Competition in Kenya’s telecom market is set to become dramatic for observers and investment analysts following plans by Equity Group Holding to push Equitel, its telecom business, to cut a bigger pie of voice, data and text market.
Yesterday, Jack Ngare who is the managing director for Finserve, the Equity Group’s subsidiary that runs the Equitel brand announced that the telco will be pushed very hard in the market.
“I can tell you that we will push the telco business very hard this year. We will push because we have seen that this country has become a grave yard of telco businesses that came here and died. We are convinced that Equitel has the scope and the methods to succeed where others have failed,” said Ngare.
He was speaking when the banking group announced financial results for 2016.
Ngare’s announcement is significant given what Equitel has achieved achievement in the last 15 months of its existence.
Equitel now controls 20.3 percent market share in mobile money transfer business against Safaricom’s market share which has dropped to 78.7 percent.
According to results presented to Equity Group’s shareholders earlier today, Equitel’s transactions increased to 227 million transactions in 2016 from 94 million in 2015 while value of the transactions increased to Sh364.4 billion from Sh98 billion.

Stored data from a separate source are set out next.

diff --git a/better_flow_amd/csrc/bf_device_fns.h b/better_flow_amd/csrc/bf_device_fns.h
--- a/better_flow_amd/csrc/bf_device_fns.h
+++ b/better_flow_amd/csrc/bf_device_fns.h
@@ -321,10 +321,16 @@
     return sum_s / (float)cnt;
 }
 
-__device__ __attribute__((noinline)) static void sincos_large(double x, double* sn, double* cs) { sincos(x, sn, cs); }
+__device__ __attribute__((noinline)) static double2 sincos_large(double x) {
+    double2 r;
+    sincos(x, &r.x, &r.y);
+    return r;
+}
 __device__ __forceinline__ void sincos_small(double x, double* sn, double* cs) {
     if (!(fabs(x) <= 0.25)) {
-        sincos_large(x, sn, cs);
+        const double2 r = sincos_large(x);
+        *sn = r.x;
+        *cs = r.y;
         return;
     }
     const double z = x * x;
@@ -354,7 +360,9 @@
 }
 __device__ __forceinline__ void sincos_small_tab(double x, const double* tab, double* sn, double* cs) {
     if (!(fabs(x) <= 0.25)) {
-        sincos_large(x, sn, cs);
+        const double2 r = sincos_large(x);
+        *sn = r.x;
+        *cs = r.y;
         return;
     }
     const double z = x * x;
diff --git a/better_flow_amd/csrc/bf_kernels.h b/better_flow_amd/csrc/bf_kernels.h
--- a/better_flow_amd/csrc/bf_kernels.h
+++ b/better_flow_amd/csrc/bf_kernels.h
@@ -182,6 +182,8 @@
     DevState* st_out;
     DevState* snap;
     MomentAcc* acc;
+    int wave_update;
+    MomentAcc* wave_acc;
     uint32_t* ovf_cur;
     const uint32_t* ovf_prev;
     bf_trace_rec* trace;
diff --git a/better_flow_amd/csrc/bf_plan.cpp b/better_flow_amd/csrc/bf_plan.cpp
--- a/better_flow_amd/csrc/bf_plan.cpp
+++ b/better_flow_amd/csrc/bf_plan.cpp
@@ -79,7 +79,7 @@
     if (p.binned) p.drift_limit = c->opt_bin_predict ? (p.persist ? 0.85 : 0.6) * (double)(p.fused ? c->fgrid.D : c->grid.D) : 1e300;
     p.split = c->use_binned && !p.fused && c->fmt == 3;
     p.head_update = p.fused || (p.binned && !c->opt_co_schedule);
-    p.sep_update = p.binned && !p.fused && !p.head_update && (c->opt_sep_update == 2 || (c->opt_sep_update == 1 && c->fmt == 2));
+    p.sep_update = p.binned && !p.fused && !p.head_update && (c->opt_sep_update == 2 || ((c->opt_sep_update == 1 || c->opt_sep_update == 3) && c->fmt == 2));
     if (p.binned) {
         const bf_rules::ScatterSize k1 = bf_rules::scatter_size(c->fmt, p.head_update, c->grid.nbins, c->n, c->n_cus);
         p.bin_threads = k1.threads;
@@ -87,5 +87,6 @@
     }
     p.quick_warm = p.warm_start && c->warm_iters_hint < 3 * o.poll_interval;
     p.snap_polled = p.binned && !p.quick_warm;
+    p.wave_update = (c->opt_sep_update == 3 || c->opt_sep_update == 1) && p.binned && !p.fused && !p.head_update && !p.sep_update && c->fmt == 0 && !p.quick_warm;
     return p;
 }
diff --git a/better_flow_amd/csrc/bf_run.cpp b/better_flow_amd/csrc/bf_run.cpp
--- a/better_flow_amd/csrc/bf_run.cpp
+++ b/better_flow_amd/csrc/bf_run.cpp
@@ -211,6 +211,8 @@
             ba.ovf_bits = c->d_ovf_bits[buf]; ba.ovf_pitch = c->ovf_pitch;
             ba.st_in = L.state_of(j); ba.st_out = L.state_of(j + 1);
             ba.acc = p.head_update ? L.acc_of(j - 1) : nullptr;
+            ba.wave_update = p.wave_update ? 1 : 0;
+            ba.wave_acc = p.wave_update ? L.acc_of(j - 1) : nullptr;
             ba.ovf_cur = L.ovf_of(j); ba.ovf_prev = L.ovf_of(j - 1);
             ba.snap = snap;
             ba.trace = L.trace;
@@ -222,6 +224,7 @@
             ProfScope ps(c, 0, c->n);
             HIP_TRY(c, launch_bin_warp_scatter(ba, warp, p.bin_threads, p.ev_per_thread, c->stream));
             c->launched.k1_threads = p.bin_threads; c->launched.k1_per_thread = p.ev_per_thread; c->launched.k1_head = p.head_update ? 1 : 0;
+            c->launched.k1_wave_update = p.wave_update ? 1 : 0;
         } else {
             ProfScope ps(c, 0, c->n);
             launch_warp_scatter(ws_args(c, buf, 1), warp, true, false, c->stream);
diff --git a/better_flow_amd/csrc/bf_scatter.hip b/better_flow_amd/csrc/bf_scatter.hip
--- a/better_flow_amd/csrc/bf_scatter.hip
+++ b/better_flow_amd/csrc/bf_scatter.hip
@@ -369,7 +369,10 @@
 
 template <bool WARP, int THREADS, int U, int FMT>
 __global__ __launch_bounds__(THREADS) void k_bin_warp_scatter_lean(const uint32_t* __restrict__ pre_bin_start, const DevState* pre_st_in,
-                                                                   MomentAcc* , BinScatterArgs a) {
+                                                                   MomentAcc* pre_acc ,
+                                                                   BinScatterArgs a) {
+    constexpr bool WAVE_UPD = FMT == 0;
+    __shared__ unsigned long long s_wu[WAVE_UPD ? kStateWords + 1 : 1];
     constexpr bool COMPACT = FMT == 2;
     constexpr bool SPLIT = FMT == 3;
     extern __shared__ unsigned long long s_tile[];
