void check_flash_rows(std::initializer_list<NamedTensor> rows,
                      const FlashDims& d) {
  for (const auto& [name, t] : rows) {
    check_f32(t, name);
    TORCH_CHECK(t.dim() == 3 && t.size(0) == d.B && t.size(1) == d.H &&
                t.size(2) == d.L, name, " must be [B, H, L]");
  }
}

FlashDims check_flash_bhld(const char* xname, const torch::Tensor& x,
                           std::initializer_list<NamedTensor> same,
                           std::initializer_list<NamedTensor> rows) {
  check_bf16(x, xname);
  TORCH_CHECK(x.dim() == 4, xname, " must be [B, H, L, 64]");
  const FlashDims d{x.size(0), x.size(1), x.size(2)};
  TORCH_CHECK(x.size(3) == 64, "flash kernels are specialized for head_dim 64");
  TORCH_CHECK(d.L % 32 == 0, "flash kernels need L % 32 == 0");
  for (const auto& [name, t] : same) {
    check_bf16(t, name);
    TORCH_CHECK(t.sizes() == x.sizes(), name, " must match ", xname,
                "'s shape");
  }
  check_flash_rows(rows, d);
  return d;
}

FlashDims check_flash_packed(const torch::Tensor& qkv, long H,
                             std::initializer_list<NamedTensor> outs,
                             std::initializer_list<NamedTensor> rows) {
  check_bf16(qkv, "qkv");
  TORCH_CHECK(qkv.dim() == 3, "qkv must be [B, L, 3D]");
  const FlashDims d{qkv.size(0), H, qkv.size(1)};
  TORCH_CHECK(qkv.size(2) == 3 * H * 64, "qkv last dim must be 3*H*64");
  TORCH_CHECK(d.L % 32 == 0, "flash kernels need L % 32 == 0");
  for (const auto& [name, t] : outs) {
    check_bf16(t, name);
    TORCH_CHECK(t.dim() == 3 && t.size(0) == d.B && t.size(1) == d.L &&
                t.size(2) == H * 64, name, " must be [B, L, H*64]");
  }
  check_flash_rows(rows, d);
  return d;
}

}

std::vector<torch::Tensor> layernorm_fwd(torch::Tensor x,
                                         c10::optional<torch::Tensor> residual,
                                         torch::Tensor gamma,
                                         torch::Tensor beta, double eps) {
  check_bf16(x, "x"); check_bf16(gamma, "gamma"); check_bf16(beta, "beta");
  const int D = (int)x.size(-1);
  const long N = x.numel() / D;
  TORCH_CHECK(D % 8 == 0, "D must be a multiple of 8, got ", D);
  check_numel(gamma, "gamma", D, "[D]");
  check_numel(beta, "beta", D, "[D]");
  if (residual.has_value()) {
    check_bf16(*residual, "residual");
    TORCH_CHECK(residual->sizes() == x.sizes(), "residual shape mismatch");
  }
  auto y = torch::empty_like(x);
  auto opts = x.options().dtype(torch::kFloat32);
  auto mean = torch::empty({N}, opts);
  auto rstd = torch::empty({N}, opts);
  const void* res_ptr = nullptr;
  torch::Tensor s_out;
  void* s_ptr = nullptr;
  if (residual.has_value()) {
    res_ptr = residual->data_ptr();
    s_out = torch::empty_like(x);
    s_ptr = s_out.data_ptr();
  } else {
    s_out = x;
  }
  CHECK_HIP(ln_fwd_launch(x.data_ptr(), res_ptr, gamma.data_ptr(),
                          beta.data_ptr(), y.data_ptr(), s_ptr,
                          mean.data_ptr(), rstd.data_ptr(), (int)N, D,
                          (float)eps, cur_stream()));
  return {y, s_out, mean, rstd};
}

std::vector<torch::Tensor> layernorm_bwd(torch::Tensor dy, torch::Tensor x,
                                         torch::Tensor gamma, torch::Tensor mean,
                                         torch::Tensor rstd,
                                         c10::optional<torch::Tensor> ds_extra,
                                         bool want_dres, bool out_bf16) {
  check_bf16(dy, "dy"); check_bf16(x, "x"); check_bf16(gamma, "gamma");
  const int D = (int)x.size(-1);
  const long N = x.numel() / D;
  TORCH_CHECK(D % 8 == 0, "D must be a multiple of 8, got ", D);
  TORCH_CHECK(dy.numel() == x.numel(), "dy shape mismatch");
  check_numel(gamma, "gamma", D, "[D]");
  check_f32(mean, "mean"); check_f32(rstd, "rstd");
  TORCH_CHECK(mean.numel() == N && rstd.numel() == N,
              "mean and rstd must be [N]");
  const void* de = nullptr;
  if (ds_extra.has_value()) {
    check_bf16(*ds_extra, "ds_extra");
    TORCH_CHECK(ds_extra->numel() == x.numel(), "ds_extra shape mismatch");
    de = ds_extra->data_ptr();
  }
  auto dx = torch::empty_like(x);
  const int n_out = want_dres ? 3 : 2;
  auto ws = torch::empty({ln_bwd_ws_rows((int)N, D), n_out * D},
                         x.options().dtype(torch::kFloat32));
  CHECK_HIP(ln_bwd_launch(dy.data_ptr(), x.data_ptr(), gamma.data_ptr(),
                          mean.data_ptr(), rstd.data_ptr(), de, dx.data_ptr(),
                          ws.data_ptr(), n_out, (int)N, D, cur_stream()));
  auto cols = colsum(ws, 2 * D, out_bf16);
  std::vector<torch::Tensor> out = {dx, cols.narrow(0, 0, D),
                                    cols.narrow(0, D, D)};
  if (want_dres) out.push_back(cols.narrow(0, 2 * D, D));
  return out;
}

void check_drop_args(int64_t call, int64_t site, int64_t thr) {
  TORCH_CHECK(call >= 0 && call <= 0xffffffffLL, "call must fit 32 bits");
  TORCH_CHECK(site >= 0 && site <= 0xffffffffLL, "site must fit 32 bits");
  TORCH_CHECK(thr >= 1 && thr <= 65535,
              "dropout threshold must be in [1, 65535], got ", thr);
}

std::vector<torch::Tensor> layernorm_drop_fwd(torch::Tensor x,
                                              torch::Tensor residual,
                                              torch::Tensor gamma,
                                              torch::Tensor beta, double eps,
                                              uint64_t seed, int64_t call,
                                              int64_t site, int64_t thr) {
  check_bf16(x, "x"); check_bf16(gamma, "gamma"); check_bf16(beta, "beta");
  check_bf16(residual, "residual");
  const int D = (int)x.size(-1);
  const long N = x.numel() / D;
  TORCH_CHECK(D % 8 == 0, "D must be a multiple of 8, got ", D);
  check_numel(gamma, "gamma", D, "[D]");
  check_numel(beta, "beta", D, "[D]");
  TORCH_CHECK(residual.sizes() == x.sizes(), "residual shape mismatch");
  TORCH_CHECK(D <= ln_drop_bwd_max_d(), "fused dropout LayerNorm supports "
              "D <= ", ln_drop_bwd_max_d(), ", got ", D);
  check_drop_args(call, site, thr);
  auto y = torch::empty_like(x);
  auto s_out = torch::empty_like(x);
  auto opts = x.options().dtype(torch::kFloat32);
  auto mean = torch::empty({N}, opts);
  auto rstd = torch::empty({N}, opts);
  CHECK_HIP(ln_drop_fwd_launch(x.data_ptr(), residual.data_ptr(),
                               gamma.data_ptr(), beta.data_ptr(), y.data_ptr(),
                               s_out.data_ptr(), mean.data_ptr(),
                               rstd.data_ptr(), (int)N, D, (float)eps, seed,
                               (unsigned)call, (unsigned)site, (unsigned)thr,
                               cur_stream()));
  return {y, s_out, mean, rstd};
}

std::vector<torch::Tensor> layernorm_drop_bwd(
    torch::Tensor dy, torch::Tensor x, torch::Tensor gamma, torch::Tensor mean,
    torch::Tensor rstd, c10::optional<torch::Tensor> ds_extra, bool out_bf16,
    uint64_t seed, int64_t call, int64_t site, int64_t thr) {
  check_bf16(dy, "dy"); check_bf16(x, "x"); check_bf16(gamma, "gamma");
  const int D = (int)x.size(-1);
  const long N = x.numel() / D;
  TORCH_CHECK(D % 8 == 0, "D must be a multiple of 8, got ", D);
  TORCH_CHECK(D <= ln_drop_bwd_max_d(), "fused dropout LayerNorm backward "
              "supports D <= ", ln_drop_bwd_max_d(), ", got ", D);
  TORCH_CHECK(dy.numel() == x.numel(), "dy shape mismatch");
  check_numel(gamma, "gamma", D, "[D]");
  check_f32(mean, "mean"); check_f32(rstd, "rstd");
  TORCH_CHECK(mean.numel() == N && rstd.numel() == N,
              "mean and rstd must be [N]");
  check_drop_args(call, site, thr);
  const void* de = nullptr;
  if (ds_extra.has_value()) {
    check_bf16(*ds_extra, "ds_extra");
    TORCH_CHECK(ds_extra->numel() == x.numel(), "ds_extra shape mismatch");
    de = ds_extra->data_ptr();
  }
  auto dx = torch::empty_like(x);
  auto dres = torch::empty_like(x);
  auto ws = torch::empty({ln_bwd_ws_rows((int)N, D), 2 * D},
                         x.options().dtype(torch::kFloat32));
  CHECK_HIP(ln_drop_bwd_launch(dy.data_ptr(), x.data_ptr(), gamma.data_ptr(),
                               mean.data_ptr(), rstd.data_ptr(), de,
                               dx.data_ptr(), dres.data_ptr(), ws.data_ptr(),
                               (int)N, D, seed, (unsigned)call, (unsigned)site,
                               (unsigned)thr, cur_stream()));
  auto cols = colsum(ws, 2 * D, out_bf16);
  return {dx, dres, cols.narrow(0, 0, D), cols.narrow(0, D, D)};
}

torch::Tensor bias_gelu_fwd(torch::Tensor x, torch::Tensor b) {
  check_bf16(x, "x"); check_bf16(b, "b");
  const int D = (int)x.size(-1);
  const long n = x.numel();
  TORCH_CHECK(D % 8 == 0, "D must be a multiple of 8");
  check_numel(b, "b", D, "[D]");
  auto y = torch::empty_like(x);
  CHECK_HIP(bias_gelu_fwd_launch(x.data_ptr(), b.data_ptr(), y.data_ptr(), n,
                                 D, cur_stream()));
  return y;
}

Currently, Equitel has 2.7 million subscribers of whom 2.48 million have linked the sim cards to their Equity Bank accounts. Equitel has disbursed over 5 million loans in the year with a value of Sh38 billion.
Since inception in the 3rd quarter of 2015, Equitel has been sold as a financial service whose voice, data and text only served as value-added services. But the announcement today may mean the bank may have found the keys to upsetting the equation in the telecom market which has eluded seven other telcos.
As he spoke today Ngare alluded to the many telcos that have entered the Kenyan market but found competition from Kenya’s biggest telco, Safaricom too stiff and to some extent even unfair.
Already, there have been widespread fears that Bharti Airtel which operates Aitel Kenya, Safaricom’s main competitor, is set to exit the Kenyan market citing strong arm tactics the dominant player uses to bully other players out of the market. France Telecom which operates the Orange brand at Telkom Kenya is also seeking a way of Kenya over similar reasons.
Other firms that have exited Kenya are Vivendi, Celtel, Zain and Essar Telecom (which operated the Yu brand).
It will be interesting to watch the strategies that Equitel will employ to capture a respectable voice, text and data market share which are now in Safaricom’s vice tight grip.